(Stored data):
◇ ◇ ◇

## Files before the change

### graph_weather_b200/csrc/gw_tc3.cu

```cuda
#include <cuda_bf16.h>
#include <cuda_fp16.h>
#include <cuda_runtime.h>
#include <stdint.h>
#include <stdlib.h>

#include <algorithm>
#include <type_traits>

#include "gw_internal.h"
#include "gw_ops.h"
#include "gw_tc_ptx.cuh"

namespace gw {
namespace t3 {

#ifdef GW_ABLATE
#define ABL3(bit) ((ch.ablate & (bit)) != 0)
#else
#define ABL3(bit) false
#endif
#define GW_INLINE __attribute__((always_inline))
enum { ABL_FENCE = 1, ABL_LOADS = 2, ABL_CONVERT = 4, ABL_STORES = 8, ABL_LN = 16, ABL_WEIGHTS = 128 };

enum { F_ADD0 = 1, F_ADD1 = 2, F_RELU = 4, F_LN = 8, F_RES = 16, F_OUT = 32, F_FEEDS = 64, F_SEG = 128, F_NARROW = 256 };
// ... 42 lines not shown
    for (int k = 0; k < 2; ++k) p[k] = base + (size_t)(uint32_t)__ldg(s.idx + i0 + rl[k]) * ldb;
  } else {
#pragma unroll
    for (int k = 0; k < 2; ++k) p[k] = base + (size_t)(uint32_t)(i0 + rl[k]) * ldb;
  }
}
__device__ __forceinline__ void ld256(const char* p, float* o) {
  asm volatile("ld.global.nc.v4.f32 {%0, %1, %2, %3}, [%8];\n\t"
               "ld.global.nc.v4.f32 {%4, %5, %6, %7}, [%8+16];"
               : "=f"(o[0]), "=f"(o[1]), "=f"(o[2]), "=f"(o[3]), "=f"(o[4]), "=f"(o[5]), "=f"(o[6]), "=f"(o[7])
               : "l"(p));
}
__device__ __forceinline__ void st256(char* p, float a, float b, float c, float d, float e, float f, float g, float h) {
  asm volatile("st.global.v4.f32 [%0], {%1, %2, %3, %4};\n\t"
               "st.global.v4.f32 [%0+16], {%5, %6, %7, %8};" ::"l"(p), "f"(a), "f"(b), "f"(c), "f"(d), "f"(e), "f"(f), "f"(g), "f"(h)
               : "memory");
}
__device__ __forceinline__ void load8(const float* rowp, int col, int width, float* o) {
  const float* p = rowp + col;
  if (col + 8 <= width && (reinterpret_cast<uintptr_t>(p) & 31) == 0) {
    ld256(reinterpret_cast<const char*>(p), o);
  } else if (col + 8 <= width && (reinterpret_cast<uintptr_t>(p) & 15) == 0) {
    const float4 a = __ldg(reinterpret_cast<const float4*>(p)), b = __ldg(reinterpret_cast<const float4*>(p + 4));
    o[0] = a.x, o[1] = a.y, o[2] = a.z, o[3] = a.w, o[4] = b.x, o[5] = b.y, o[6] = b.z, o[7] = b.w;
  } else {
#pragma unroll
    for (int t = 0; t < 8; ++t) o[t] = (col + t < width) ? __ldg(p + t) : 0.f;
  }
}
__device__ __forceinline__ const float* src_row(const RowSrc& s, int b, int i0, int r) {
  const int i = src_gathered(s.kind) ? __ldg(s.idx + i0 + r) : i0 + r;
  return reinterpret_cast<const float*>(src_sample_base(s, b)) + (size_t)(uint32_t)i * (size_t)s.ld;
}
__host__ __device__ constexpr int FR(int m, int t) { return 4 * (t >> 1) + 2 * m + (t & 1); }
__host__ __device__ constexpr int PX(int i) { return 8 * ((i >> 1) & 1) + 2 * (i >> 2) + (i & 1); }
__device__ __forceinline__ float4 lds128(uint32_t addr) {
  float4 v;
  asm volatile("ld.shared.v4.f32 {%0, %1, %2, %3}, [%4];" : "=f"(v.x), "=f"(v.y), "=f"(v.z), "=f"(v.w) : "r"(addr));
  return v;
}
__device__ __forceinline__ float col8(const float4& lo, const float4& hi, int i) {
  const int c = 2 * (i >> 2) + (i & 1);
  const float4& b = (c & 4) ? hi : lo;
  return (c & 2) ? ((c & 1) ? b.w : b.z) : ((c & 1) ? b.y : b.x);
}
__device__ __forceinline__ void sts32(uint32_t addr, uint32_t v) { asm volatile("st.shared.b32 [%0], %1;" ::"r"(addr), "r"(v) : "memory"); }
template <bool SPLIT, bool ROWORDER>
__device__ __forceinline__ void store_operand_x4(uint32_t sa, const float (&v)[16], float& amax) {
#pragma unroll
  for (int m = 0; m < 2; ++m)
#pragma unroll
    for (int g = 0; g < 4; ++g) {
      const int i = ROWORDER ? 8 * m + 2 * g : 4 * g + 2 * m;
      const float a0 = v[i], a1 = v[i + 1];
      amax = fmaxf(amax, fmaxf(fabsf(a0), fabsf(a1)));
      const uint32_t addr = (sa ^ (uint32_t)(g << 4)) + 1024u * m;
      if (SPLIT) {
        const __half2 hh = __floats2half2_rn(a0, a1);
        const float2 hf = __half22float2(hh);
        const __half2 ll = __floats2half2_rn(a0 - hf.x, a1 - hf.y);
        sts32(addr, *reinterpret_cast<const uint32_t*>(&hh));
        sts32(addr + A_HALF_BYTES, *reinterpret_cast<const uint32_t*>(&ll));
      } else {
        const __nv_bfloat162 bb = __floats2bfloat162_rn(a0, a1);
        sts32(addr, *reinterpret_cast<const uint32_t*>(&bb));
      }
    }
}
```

◇ ◇ ◇

(Exercise): Every line that contains the string "include" should be returned from the data.

(Response area):
#include <cuda_bf16.h>
#include <cuda_fp16.h>
#include <cuda_runtime.h>
#include <stdint.h>
#include <stdlib.h>
#include <algorithm>
#include <type_traits>
#include "gw_internal.h"
#include "gw_ops.h"
#include "gw_tc_ptx.cuh"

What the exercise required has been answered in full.